[EXERCISE INSTRUCTIONS]
Below are some records. Print exactly the lines between the one holding "template <int NW>" and the one holding "const int NG", inclusive, and nothing else.

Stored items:
#####

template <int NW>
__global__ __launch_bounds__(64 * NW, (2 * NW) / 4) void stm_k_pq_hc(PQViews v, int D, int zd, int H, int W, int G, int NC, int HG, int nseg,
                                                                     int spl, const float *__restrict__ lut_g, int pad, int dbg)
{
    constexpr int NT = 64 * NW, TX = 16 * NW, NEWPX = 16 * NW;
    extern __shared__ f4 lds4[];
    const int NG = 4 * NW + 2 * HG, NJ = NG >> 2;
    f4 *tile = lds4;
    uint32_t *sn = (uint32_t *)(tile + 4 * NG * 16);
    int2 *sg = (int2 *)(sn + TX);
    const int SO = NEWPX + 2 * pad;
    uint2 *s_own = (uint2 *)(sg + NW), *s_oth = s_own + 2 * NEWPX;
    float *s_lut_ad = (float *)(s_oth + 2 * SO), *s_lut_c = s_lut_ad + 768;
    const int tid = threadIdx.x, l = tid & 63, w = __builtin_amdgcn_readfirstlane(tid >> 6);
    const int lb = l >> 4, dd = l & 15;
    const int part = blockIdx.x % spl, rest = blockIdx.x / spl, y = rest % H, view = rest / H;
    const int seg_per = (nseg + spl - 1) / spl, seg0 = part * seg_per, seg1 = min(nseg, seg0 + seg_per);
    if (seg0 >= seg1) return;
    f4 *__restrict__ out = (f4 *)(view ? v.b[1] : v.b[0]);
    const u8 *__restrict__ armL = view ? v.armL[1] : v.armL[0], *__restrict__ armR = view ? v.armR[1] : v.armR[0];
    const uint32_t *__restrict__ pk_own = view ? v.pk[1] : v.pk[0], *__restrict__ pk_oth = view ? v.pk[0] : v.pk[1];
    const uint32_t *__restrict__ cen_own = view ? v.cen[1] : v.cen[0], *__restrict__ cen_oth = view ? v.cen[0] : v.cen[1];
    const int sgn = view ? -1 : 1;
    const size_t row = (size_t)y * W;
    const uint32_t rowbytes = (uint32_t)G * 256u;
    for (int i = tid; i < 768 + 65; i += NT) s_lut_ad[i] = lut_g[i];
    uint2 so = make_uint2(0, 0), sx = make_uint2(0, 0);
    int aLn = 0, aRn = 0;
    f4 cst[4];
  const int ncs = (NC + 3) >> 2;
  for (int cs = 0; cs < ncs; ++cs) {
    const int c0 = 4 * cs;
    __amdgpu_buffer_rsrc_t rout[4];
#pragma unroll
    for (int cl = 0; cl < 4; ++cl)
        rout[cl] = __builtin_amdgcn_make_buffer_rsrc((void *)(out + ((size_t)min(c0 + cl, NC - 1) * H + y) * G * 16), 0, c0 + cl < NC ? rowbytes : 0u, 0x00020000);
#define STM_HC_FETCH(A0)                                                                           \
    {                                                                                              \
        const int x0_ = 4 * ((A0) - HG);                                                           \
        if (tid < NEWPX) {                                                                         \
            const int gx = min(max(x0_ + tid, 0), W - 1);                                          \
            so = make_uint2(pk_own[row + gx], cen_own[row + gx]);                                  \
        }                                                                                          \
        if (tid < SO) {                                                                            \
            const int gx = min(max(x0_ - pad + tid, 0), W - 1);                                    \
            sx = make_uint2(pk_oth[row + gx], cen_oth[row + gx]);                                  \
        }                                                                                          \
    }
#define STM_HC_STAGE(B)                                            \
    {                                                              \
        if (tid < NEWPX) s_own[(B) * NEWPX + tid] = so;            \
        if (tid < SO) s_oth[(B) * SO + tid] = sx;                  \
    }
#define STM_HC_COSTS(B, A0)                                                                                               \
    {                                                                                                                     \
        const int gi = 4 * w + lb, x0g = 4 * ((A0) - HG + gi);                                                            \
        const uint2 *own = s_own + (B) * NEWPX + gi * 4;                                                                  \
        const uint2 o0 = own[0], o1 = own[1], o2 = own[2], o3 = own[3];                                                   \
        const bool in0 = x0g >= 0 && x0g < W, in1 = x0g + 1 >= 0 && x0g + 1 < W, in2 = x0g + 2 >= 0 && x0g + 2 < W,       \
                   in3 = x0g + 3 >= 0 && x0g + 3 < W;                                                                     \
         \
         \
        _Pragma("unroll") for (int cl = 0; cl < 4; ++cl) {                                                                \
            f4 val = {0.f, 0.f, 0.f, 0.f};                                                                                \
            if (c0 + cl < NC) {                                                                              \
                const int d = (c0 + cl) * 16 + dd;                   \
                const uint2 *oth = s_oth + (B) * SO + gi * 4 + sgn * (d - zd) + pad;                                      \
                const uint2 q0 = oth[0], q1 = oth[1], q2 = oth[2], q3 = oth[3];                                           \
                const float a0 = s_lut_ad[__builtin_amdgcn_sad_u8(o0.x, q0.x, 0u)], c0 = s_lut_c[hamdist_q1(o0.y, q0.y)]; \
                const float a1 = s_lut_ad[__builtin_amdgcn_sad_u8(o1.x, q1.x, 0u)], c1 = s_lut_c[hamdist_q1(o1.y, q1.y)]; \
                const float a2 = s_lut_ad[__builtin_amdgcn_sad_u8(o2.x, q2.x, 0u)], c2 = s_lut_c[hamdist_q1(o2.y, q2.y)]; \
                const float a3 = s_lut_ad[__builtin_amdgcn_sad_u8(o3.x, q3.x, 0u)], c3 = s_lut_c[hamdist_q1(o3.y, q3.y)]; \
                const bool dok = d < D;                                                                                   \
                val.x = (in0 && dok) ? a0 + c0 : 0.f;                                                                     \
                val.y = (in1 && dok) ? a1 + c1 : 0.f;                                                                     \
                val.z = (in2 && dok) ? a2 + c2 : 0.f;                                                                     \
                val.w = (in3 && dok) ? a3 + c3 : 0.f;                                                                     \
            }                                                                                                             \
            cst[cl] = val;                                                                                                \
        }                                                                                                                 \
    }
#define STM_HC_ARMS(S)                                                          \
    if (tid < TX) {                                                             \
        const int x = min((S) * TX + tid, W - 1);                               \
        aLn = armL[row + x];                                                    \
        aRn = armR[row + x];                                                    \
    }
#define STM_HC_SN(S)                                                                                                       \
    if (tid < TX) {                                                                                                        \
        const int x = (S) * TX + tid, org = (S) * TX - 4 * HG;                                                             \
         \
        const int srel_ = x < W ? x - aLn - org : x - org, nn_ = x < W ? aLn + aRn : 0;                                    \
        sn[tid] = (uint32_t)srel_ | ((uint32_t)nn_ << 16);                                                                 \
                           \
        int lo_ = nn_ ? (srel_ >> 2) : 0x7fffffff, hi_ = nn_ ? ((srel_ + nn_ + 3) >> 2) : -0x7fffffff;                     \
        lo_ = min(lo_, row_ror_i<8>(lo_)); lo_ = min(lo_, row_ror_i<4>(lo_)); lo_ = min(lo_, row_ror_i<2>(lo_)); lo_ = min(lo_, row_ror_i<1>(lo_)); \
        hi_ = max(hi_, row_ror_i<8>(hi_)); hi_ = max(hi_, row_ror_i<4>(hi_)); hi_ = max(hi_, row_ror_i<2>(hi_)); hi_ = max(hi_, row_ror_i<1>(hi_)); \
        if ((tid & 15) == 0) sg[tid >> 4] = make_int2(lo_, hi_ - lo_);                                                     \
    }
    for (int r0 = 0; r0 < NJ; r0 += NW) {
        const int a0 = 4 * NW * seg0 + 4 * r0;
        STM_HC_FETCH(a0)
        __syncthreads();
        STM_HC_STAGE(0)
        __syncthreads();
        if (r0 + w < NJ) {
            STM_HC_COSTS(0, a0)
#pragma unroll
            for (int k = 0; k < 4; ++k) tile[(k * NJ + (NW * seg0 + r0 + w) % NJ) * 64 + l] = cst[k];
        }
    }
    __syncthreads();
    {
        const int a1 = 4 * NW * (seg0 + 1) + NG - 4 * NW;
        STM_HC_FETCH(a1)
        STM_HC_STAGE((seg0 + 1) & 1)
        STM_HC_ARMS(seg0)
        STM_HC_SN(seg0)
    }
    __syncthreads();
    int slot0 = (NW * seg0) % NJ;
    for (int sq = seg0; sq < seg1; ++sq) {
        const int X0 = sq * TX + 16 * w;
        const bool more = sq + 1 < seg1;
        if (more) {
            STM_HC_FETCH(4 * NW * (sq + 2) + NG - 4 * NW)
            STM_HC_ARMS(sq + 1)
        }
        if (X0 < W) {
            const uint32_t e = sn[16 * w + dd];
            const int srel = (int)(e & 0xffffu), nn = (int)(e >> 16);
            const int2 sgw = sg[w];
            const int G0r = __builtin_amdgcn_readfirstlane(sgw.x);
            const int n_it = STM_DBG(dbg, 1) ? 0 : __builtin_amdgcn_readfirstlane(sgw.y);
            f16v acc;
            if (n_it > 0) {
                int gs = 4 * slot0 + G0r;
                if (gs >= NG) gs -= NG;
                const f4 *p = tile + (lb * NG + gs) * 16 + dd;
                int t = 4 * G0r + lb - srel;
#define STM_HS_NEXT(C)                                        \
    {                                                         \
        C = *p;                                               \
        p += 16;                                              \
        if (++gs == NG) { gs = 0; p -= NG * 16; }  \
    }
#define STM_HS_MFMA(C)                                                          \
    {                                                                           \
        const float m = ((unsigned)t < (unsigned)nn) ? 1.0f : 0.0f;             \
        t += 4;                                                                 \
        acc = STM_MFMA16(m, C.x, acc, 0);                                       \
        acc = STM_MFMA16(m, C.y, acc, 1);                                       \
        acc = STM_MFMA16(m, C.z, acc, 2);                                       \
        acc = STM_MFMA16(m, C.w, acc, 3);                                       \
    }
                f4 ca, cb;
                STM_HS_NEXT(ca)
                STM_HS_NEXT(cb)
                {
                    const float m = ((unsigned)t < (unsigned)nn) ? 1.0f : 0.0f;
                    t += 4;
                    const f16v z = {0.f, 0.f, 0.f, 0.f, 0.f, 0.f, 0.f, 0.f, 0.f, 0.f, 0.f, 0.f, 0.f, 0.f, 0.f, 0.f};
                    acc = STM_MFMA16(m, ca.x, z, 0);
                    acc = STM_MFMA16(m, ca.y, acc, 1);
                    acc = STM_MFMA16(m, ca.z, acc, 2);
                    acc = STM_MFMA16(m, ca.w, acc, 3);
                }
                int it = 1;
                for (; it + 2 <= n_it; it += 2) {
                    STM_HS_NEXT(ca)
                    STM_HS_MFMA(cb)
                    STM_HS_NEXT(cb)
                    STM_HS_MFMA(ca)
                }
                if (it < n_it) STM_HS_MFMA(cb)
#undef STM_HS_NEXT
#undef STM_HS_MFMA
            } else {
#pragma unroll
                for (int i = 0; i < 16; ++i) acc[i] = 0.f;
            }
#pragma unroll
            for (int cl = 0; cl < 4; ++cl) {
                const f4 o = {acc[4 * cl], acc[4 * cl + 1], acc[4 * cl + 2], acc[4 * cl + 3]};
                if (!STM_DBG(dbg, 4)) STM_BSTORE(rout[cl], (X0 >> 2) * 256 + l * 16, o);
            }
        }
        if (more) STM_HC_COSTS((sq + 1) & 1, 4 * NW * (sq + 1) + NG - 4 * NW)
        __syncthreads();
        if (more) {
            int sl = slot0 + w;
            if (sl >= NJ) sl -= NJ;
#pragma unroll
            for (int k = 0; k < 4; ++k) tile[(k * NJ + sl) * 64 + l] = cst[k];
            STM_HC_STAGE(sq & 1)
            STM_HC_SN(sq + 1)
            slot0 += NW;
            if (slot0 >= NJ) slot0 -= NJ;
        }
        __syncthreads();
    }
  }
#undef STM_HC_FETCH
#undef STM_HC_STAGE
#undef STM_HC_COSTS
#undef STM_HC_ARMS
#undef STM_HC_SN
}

#####

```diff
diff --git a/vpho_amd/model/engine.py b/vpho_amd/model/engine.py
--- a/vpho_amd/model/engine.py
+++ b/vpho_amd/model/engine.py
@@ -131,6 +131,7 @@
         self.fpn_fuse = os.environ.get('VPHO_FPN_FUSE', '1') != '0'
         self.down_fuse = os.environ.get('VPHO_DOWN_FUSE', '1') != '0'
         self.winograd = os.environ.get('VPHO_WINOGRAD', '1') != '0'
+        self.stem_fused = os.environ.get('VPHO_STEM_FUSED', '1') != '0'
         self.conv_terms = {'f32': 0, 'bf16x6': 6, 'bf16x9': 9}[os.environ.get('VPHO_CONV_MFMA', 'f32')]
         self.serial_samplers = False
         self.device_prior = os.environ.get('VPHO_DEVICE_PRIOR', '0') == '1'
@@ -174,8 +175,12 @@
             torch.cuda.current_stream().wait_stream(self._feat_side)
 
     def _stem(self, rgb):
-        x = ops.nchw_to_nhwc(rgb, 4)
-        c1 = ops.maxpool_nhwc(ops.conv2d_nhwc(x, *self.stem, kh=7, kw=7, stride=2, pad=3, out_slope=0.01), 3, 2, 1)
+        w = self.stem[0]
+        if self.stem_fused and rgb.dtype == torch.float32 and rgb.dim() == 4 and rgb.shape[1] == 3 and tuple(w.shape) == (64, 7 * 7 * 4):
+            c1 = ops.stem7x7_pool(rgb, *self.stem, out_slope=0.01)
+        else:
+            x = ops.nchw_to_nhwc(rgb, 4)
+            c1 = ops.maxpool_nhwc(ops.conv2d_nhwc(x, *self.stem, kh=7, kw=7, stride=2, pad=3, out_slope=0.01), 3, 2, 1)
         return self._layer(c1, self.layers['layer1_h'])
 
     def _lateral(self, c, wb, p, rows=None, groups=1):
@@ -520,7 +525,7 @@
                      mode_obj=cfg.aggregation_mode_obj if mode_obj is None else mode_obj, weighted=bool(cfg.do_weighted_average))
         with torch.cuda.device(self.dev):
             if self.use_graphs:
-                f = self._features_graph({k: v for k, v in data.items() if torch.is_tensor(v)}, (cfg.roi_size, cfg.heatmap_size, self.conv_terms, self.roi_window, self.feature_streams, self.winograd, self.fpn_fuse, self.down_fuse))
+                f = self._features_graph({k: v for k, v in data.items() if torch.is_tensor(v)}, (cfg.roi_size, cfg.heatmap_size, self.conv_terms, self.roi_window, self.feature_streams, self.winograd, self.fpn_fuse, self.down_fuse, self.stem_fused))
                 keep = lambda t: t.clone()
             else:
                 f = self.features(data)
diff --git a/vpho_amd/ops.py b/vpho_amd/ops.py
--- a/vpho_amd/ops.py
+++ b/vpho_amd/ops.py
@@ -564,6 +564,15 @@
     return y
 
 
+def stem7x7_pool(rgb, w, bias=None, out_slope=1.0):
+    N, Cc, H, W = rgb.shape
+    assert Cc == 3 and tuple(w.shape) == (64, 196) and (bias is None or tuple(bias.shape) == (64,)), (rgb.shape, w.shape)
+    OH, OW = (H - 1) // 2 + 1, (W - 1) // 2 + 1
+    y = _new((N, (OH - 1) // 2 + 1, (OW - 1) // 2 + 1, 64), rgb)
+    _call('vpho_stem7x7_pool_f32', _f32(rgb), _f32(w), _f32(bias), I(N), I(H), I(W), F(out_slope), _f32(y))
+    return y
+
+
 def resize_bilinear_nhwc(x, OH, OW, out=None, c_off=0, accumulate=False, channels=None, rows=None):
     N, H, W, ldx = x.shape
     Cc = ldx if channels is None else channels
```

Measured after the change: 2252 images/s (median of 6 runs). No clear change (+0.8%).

#####

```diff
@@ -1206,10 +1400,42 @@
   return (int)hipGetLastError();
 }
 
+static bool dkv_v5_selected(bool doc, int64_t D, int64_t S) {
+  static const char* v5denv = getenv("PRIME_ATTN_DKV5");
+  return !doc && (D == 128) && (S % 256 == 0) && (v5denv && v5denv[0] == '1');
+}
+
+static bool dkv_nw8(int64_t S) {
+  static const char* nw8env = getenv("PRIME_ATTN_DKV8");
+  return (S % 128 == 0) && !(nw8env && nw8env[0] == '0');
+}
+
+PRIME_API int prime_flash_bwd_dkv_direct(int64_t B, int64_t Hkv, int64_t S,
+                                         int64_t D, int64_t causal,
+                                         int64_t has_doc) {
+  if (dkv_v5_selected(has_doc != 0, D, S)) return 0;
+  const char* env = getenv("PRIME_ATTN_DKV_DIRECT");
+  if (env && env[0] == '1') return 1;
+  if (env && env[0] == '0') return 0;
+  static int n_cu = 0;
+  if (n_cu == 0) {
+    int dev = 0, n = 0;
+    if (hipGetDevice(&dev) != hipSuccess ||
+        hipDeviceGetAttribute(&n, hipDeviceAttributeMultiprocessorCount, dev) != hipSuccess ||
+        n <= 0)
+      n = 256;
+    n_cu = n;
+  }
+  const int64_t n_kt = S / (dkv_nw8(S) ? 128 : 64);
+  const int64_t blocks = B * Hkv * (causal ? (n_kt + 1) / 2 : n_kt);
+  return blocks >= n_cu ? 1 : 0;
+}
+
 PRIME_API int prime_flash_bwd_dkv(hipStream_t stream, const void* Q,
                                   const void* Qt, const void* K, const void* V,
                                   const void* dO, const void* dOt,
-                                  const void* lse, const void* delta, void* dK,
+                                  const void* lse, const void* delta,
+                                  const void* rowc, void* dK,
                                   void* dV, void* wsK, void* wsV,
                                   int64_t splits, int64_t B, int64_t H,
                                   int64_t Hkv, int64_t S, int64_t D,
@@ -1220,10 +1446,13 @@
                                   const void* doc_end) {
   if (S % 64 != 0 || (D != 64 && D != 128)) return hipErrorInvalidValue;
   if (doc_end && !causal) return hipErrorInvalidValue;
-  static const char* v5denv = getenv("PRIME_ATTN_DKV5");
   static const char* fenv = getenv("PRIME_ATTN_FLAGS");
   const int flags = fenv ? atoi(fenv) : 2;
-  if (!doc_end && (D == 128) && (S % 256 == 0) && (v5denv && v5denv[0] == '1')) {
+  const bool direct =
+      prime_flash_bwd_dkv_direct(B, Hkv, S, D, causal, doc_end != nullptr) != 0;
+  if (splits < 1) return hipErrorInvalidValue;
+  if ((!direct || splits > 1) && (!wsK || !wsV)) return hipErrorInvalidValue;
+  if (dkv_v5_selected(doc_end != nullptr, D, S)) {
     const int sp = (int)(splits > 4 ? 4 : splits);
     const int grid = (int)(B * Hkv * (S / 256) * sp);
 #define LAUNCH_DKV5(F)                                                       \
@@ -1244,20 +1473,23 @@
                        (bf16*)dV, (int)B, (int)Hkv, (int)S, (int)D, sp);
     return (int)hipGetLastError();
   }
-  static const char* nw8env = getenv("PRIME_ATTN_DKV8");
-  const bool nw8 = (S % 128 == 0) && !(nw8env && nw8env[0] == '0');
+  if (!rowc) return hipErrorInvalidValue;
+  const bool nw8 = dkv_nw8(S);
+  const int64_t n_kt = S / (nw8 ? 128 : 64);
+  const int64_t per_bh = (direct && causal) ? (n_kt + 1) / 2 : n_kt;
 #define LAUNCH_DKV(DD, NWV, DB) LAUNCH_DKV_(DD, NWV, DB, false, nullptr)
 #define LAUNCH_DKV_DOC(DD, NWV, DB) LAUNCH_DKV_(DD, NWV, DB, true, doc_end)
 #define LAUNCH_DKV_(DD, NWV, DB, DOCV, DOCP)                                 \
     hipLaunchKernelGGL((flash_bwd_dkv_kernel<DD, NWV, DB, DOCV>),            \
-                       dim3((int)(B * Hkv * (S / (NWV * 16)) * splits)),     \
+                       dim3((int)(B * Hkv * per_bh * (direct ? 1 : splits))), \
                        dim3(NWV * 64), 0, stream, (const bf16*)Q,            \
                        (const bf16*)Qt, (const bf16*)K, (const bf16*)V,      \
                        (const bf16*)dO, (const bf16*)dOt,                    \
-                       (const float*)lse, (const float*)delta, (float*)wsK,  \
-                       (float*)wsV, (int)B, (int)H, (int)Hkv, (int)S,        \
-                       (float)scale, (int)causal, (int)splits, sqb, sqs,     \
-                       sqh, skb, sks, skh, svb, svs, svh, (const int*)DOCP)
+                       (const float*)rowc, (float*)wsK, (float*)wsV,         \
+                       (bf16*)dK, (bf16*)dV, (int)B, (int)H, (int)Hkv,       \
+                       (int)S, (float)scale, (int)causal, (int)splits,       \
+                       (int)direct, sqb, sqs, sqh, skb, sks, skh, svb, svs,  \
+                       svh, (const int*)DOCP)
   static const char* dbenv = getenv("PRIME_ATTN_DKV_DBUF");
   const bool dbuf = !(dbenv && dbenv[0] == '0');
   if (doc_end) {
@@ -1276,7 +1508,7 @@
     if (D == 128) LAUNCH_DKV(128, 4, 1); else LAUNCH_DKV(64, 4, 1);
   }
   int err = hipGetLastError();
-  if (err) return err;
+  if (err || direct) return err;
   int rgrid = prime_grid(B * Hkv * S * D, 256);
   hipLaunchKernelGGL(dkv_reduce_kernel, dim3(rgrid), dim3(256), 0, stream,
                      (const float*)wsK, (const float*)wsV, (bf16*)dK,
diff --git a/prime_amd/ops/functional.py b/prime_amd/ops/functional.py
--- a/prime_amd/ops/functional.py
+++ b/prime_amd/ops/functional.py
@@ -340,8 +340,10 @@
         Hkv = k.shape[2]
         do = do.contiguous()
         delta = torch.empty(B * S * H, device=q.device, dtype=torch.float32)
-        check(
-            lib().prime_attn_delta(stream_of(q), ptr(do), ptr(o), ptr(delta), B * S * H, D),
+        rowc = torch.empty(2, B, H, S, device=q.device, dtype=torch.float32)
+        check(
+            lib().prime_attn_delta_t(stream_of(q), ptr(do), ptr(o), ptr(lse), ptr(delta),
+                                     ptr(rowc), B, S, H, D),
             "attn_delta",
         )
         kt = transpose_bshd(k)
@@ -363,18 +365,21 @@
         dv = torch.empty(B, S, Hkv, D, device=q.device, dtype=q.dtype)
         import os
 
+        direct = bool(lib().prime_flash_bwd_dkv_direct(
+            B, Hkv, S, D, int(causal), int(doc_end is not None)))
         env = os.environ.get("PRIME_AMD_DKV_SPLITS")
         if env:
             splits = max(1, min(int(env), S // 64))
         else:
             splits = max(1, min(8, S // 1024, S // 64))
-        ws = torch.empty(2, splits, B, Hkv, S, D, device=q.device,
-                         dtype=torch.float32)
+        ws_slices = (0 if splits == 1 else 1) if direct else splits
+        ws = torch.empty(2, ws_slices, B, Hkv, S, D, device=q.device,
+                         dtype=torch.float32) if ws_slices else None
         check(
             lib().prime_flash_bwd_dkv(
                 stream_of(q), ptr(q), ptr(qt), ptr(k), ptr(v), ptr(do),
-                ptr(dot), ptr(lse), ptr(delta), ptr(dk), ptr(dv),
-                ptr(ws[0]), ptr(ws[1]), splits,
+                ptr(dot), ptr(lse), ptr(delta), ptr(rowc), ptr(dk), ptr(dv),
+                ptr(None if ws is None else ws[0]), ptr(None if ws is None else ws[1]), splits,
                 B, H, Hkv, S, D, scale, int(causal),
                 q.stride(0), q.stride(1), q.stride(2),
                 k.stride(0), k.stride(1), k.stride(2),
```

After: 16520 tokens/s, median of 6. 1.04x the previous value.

#####

[WORKED SOLUTION]
template <int NW>
__global__ __launch_bounds__(64 * NW, (2 * NW) / 4) void stm_k_pq_hc(PQViews v, int D, int zd, int H, int W, int G, int NC, int HG, int nseg,
                                                                     int spl, const float *__restrict__ lut_g, int pad, int dbg)
{
    constexpr int NT = 64 * NW, TX = 16 * NW, NEWPX = 16 * NW;
    extern __shared__ f4 lds4[];
    const int NG = 4 * NW + 2 * HG, NJ = NG >> 2;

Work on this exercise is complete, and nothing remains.